Сравнив эти два взгляда на Евхаристию, понимаешь, почему греки, даже не вступая в споры о догматах или первенстве Римской кафедры, заявляли: «Главная и первостепенная причина разногласия между ними и нами заключается в веществе Евхаристии… Вещество Евхаристии — это тот пункт, который в сжатом виде включает в себя весь вопрос истинного благочестия». Для греков момент Причастия и все что с ним связано, вплоть до качества хлеба, святы и неприкосновенны. Неизменность традиции Причащения, своего рода гарантия, что в Евхаристии христианин встретится с живым Христом.

Вся аргументация греков казалась западным сплошным пустословием. Они не видели в этом ничего, кроме свойственного грекам упрямства. Латинянам по большому счету было все равно, на каком хлебе служить Евхаристию. Они только хотели, чтобы греки признали их литургическую практику законной. Греки справедливо усмотрели в этом измену духу и букве церковного Предания, в чем и упрекали латинян. Ведь в латинской традиции изменялось не только качество хлеба, но и само понимание Спасения

В 1054 г. все могло бы закончится простыми обидами и размолвкой, каких уже было немало в отношениях Рима с Константинополем. Но тогда положение спасало здоровое чувство единства Церкви. Церковь по определению – одна, другой быть не может, как не может быть другого Христа. «Один Господь, одна вера, одно крещение, один Бог и Отец всех» (Еф.4:5,6). И это хорошо понимали как на Западе, так и на Востоке. Но в тот злополучный день Кардинал Гумберт со товарищи, один из которых впоследствии стал Римским папой, оказались не на высоте. Ворвавшись в алтарь Святой Софии, легаты бросили на престол папскую грамоту.
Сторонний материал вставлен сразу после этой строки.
__global__ __launch_bounds__(64) void sweep_kernel(const int32_t* __restrict__ jobs, int J,
                                                   const int32_t* __restrict__ parent,
                                                   const int32_t* __restrict__ depth, int N,
                                                   const int32_t* __restrict__ f_ptr, const int4* __restrict__ f_rec,
                                                   const int32_t* __restrict__ b_ptr, const int4* __restrict__ b_rec,
                                                   int stride, float* __restrict__ out_dist,
                                                   int32_t* __restrict__ out_pred, int32_t* __restrict__ out_node,
                                                   const CchMView* __restrict__ mv, const int32_t* __restrict__ grp,
                                                   int gdiv) {
  extern __shared__ unsigned char smem[];
  float* sd = reinterpret_cast<float*>(smem);
  int32_t* sp = reinterpret_cast<int32_t*>(smem + (size_t)stride * 4);
  const int j = blockIdx.x;
  if (j >= J) return;
  const int lane = threadIdx.x;
  const int code = jobs[j];
  if (code < 0) return;
  const int r = code >> 1;
  const bool fwd = (code & 1) == 0;
  if (mv != nullptr) {
    const CchMView& v = mv[grp[j / gdiv]];
    f_ptr = v.f_ptr;
    f_rec = v.f_rec;
    b_ptr = v.b_ptr;
    b_rec = v.b_rec;
  }
  const int32_t* __restrict__ ptr = fwd ? f_ptr : b_ptr;
  const int4* __restrict__ rec = fwd ? f_rec : b_rec;
  const int D = depth[r];
  for (int d = lane; d <= D; d += 64) {
    sd[d] = F_INF;
    sp[d] = -1;
  }
  __syncthreads();
  if (lane == 0) sd[D] = 0.f;
  __syncthreads();
  const size_t base = (size_t)j * stride;
  int x = r, d = D;
  int cand = x + lane;
  int par = cand < N ? parent[cand] : -2;
  int pb = cand < N ? ptr[cand] : 0;
  int pe = cand < N ? ptr[cand + 1] : 0;
  while (x >= 0 && d >= 0) {
    const unsigned long long cont = __ballot(cand < N && par == cand + 1);
    int L = (~cont == 0ull) ? 64 : (__builtin_ctzll(~cont) + 1);
    if (L > d + 1) L = d + 1;
    const int next = __shfl(par, L - 1);
    if (lane < L) out_node[base + (d - lane)] = x + lane;
    const int ncand = next + lane;
    const bool nin = next >= 0 && ncand < N;
    const int npar = nin ? parent[ncand] : -2;
    const int npb = nin ? ptr[ncand] : 0;
    const int npe = nin ? ptr[ncand + 1] : 0;
    auto node = [&](int i, const SweepRecs& q) {
      if (i >= L) return;
      const float dx = sd[d - i];
      if (dx < F_INF) {
        const int b = __shfl(pb, i), e = __shfl(pe, i);
#pragma unroll
        for (int k = 0; k < SWEEP_RECS; ++k)
          if (b + lane + 64 * k < e) sweep_relax(sd, sp, dx, q.r[k].x, q.r[k].y, q.r[k].z);
        for (int k = b + 64 * SWEEP_RECS + lane; k < e; k += 64) {
          const int4 rc = rec[k];
          sweep_relax(sd, sp, dx, rc.x, rc.y, rc.z);
        }
        __syncthreads();
      }
    };
    SweepRecs qa = sweep_fetch(rec, pb, pe, 0, L, lane);
    SweepRecs qb = sweep_fetch(rec, pb, pe, 1, L, lane);
    SweepRecs qc = sweep_fetch(rec, pb, pe, 2, L, lane);
    for (int i = 0; i < L; i += 4) {
      SweepRecs qd = sweep_fetch(rec, pb, pe, i + 3, L, lane);
      sweep_wait<3>(qa);
      node(i, qa);
      qa = sweep_fetch(rec, pb, pe, i + 4, L, lane);
      sweep_wait<3>(qb);
      node(i + 1, qb);
      qb = sweep_fetch(rec, pb, pe, i + 5, L, lane);
      sweep_wait<3>(qc);
      node(i + 2, qc);
      qc = sweep_fetch(rec, pb, pe, i + 6, L, lane);
      sweep_wait<3>(qd);
      node(i + 3, qd);
    }
    sweep_wait<0>(qa);
    sweep_wait<0>(qb);
    sweep_wait<0>(qc);
    x = next;
    d -= L;
    cand = ncand;
    par = npar;
    pb = npb;
    pe = npe;
  }
  __syncthreads();
  for (int dd = lane; dd <= D; dd += 64) {
    out_dist[base + dd] = sd[dd];
    out_pred[base + dd] = sp[dd];
  }
}
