void launch_amg_restrict(hipStream_t s, long long nc, const int* aggOffsets, const int* members, const double* r, double* bc, const int* done);
void launch_amg_prolong_add(hipStream_t s, long long n, const int* agg, double* x, const double* e, const int* done);
void launch_amg_check_diagonal(hipStream_t s, const double* elements, const int* rowOffsets, const int* columnIndeces, long long n, int* badRow);
void launch_amg_row_max(hipStream_t s, const double* elements, const int* rowOffsets, const int* columnIndeces, long long n, double* rowMax);
void launch_amg_match_round(hipStream_t s, const double* elements, const int* rowOffsets, const int* columnIndeces, long long n, double theta,
                            const double* rowMax, int* match, int* pick, int* flags2);
void launch_amg_galerkin_count(hipStream_t s, long long nc, const int* aggOffsets, const int* members, const int* rowOffsets, const int* columnIndeces,
                               const int* agg, const int* expandOffsets, int* scratch, int* counts);
void launch_amg_galerkin_fill(hipStream_t s, long long nc, const int* aggOffsets, const int* members, const double* elements, const int* rowOffsets,
                              const int* columnIndeces, const int* agg, const int* expandOffsets, const int* scratch, const int* rowOffsetsC, double sigma,
                              double* elementsC, int* columnIndecesC);
void launch_amg_gather_values(hipStream_t s, long long m, const int* source, const double* elements, double* out);

constexpr int kTransposeShortMax = 32;
constexpr int kTransposeLdsMax = 4096;
void launch_transpose_check_offsets(hipStream_t s, const int* rowOffsets, long long rows, int* status3);
void launch_transpose_count(hipStream_t s, const int* rowOffsets, const int* columnIndeces, long long rows, long long columns, long long nnz, int* counts, int* badRow);
bool launch_transpose_claim_and_sort(hipStream_t s, const int* rowOffsets, const int* columnIndeces, long long rows, long long columns, long long nnz,
                                     const int* offsetsT, int* cursor, int* work, unsigned long long* keys);
void launch_transpose_emit(hipStream_t s, long long nnz, const unsigned long long* keys, const double* elements, int* outColumns, int* outSource, double* outElements);
void launch_transpose_merged(hipStream_t s, const int* rowOffsets, const int* columnIndeces, const int* offsetsT, const unsigned long long* keys, long long n, long long nnz,
                             int* mergedOffsets, int* mergedColumns, int* mergedSource);
void preload_kernels_transpose();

Ее содержание повергло византийцев в шок: от имени Римского престола, Константинопольская церковь и все согласные с ней, объявлялись отлученными от Церкви, от Христа, и всем им провозглашалась анафема. Среди массы нелепых обвинений, которыми был наполнен этот документ, главное внимание было уделено пресному хлебу. Выйдя на солею, легаты обратились к присутствовавшим здесь императору, вельможам и всему народу: «Кто упорно станет противиться вере святого римского и апостольского престола и его жертвоприношению, да будет анафема, …и да не считается христианином кафолическим, но еретиком… Да будет, да будет, да будет!»

Как ни велико было возмущение греков поведением латинян, они нашли в себе силы не ответить ударом на удар. Нелепая грамота была сожжена, а легаты были отлучены от Церкви за дерзкое поведение. Греки, как никто другой, знали, как губителен раскол в Церкви, и постарались не обращать внимания на этот демарш Рима. Но у Рима на тот момент не хватило мудрости признать свою ошибку и раскол, названный впоследствии Великим, стал совершившимся фактом.

Спор о евхаристическом хлебе показал, как небезопасно прикасаться к церковному Преданию. Священное Предание это живая ткань, каждая клетка которой находится в неразрывной связи со всем организмом. В Священном Предании догматы так соединены с молитвами и вместе они с обрядом, что изменить что-либо в этой живой ткани веры практически невозможно. Западная церковь пошла по этому пути. Это привело к ее отпадению от живого церковного тела. Считая главным для спасения догматы веры, римляне занялись «переделкой» обряда и очень скоро незаметно для себя затронули и сами догматы. Отделив букву догмата от духа Евхаристии, они отделили процесс обожения человека от самой Евхаристии, превратив Таинство соединения с Богом в юридическую процедуру. Для православных это было равносильно потере спасения. Исихастские споры, разразившиеся в Церкви через три века, показали, что опасения греков за целостность Православной веры были не напрасными.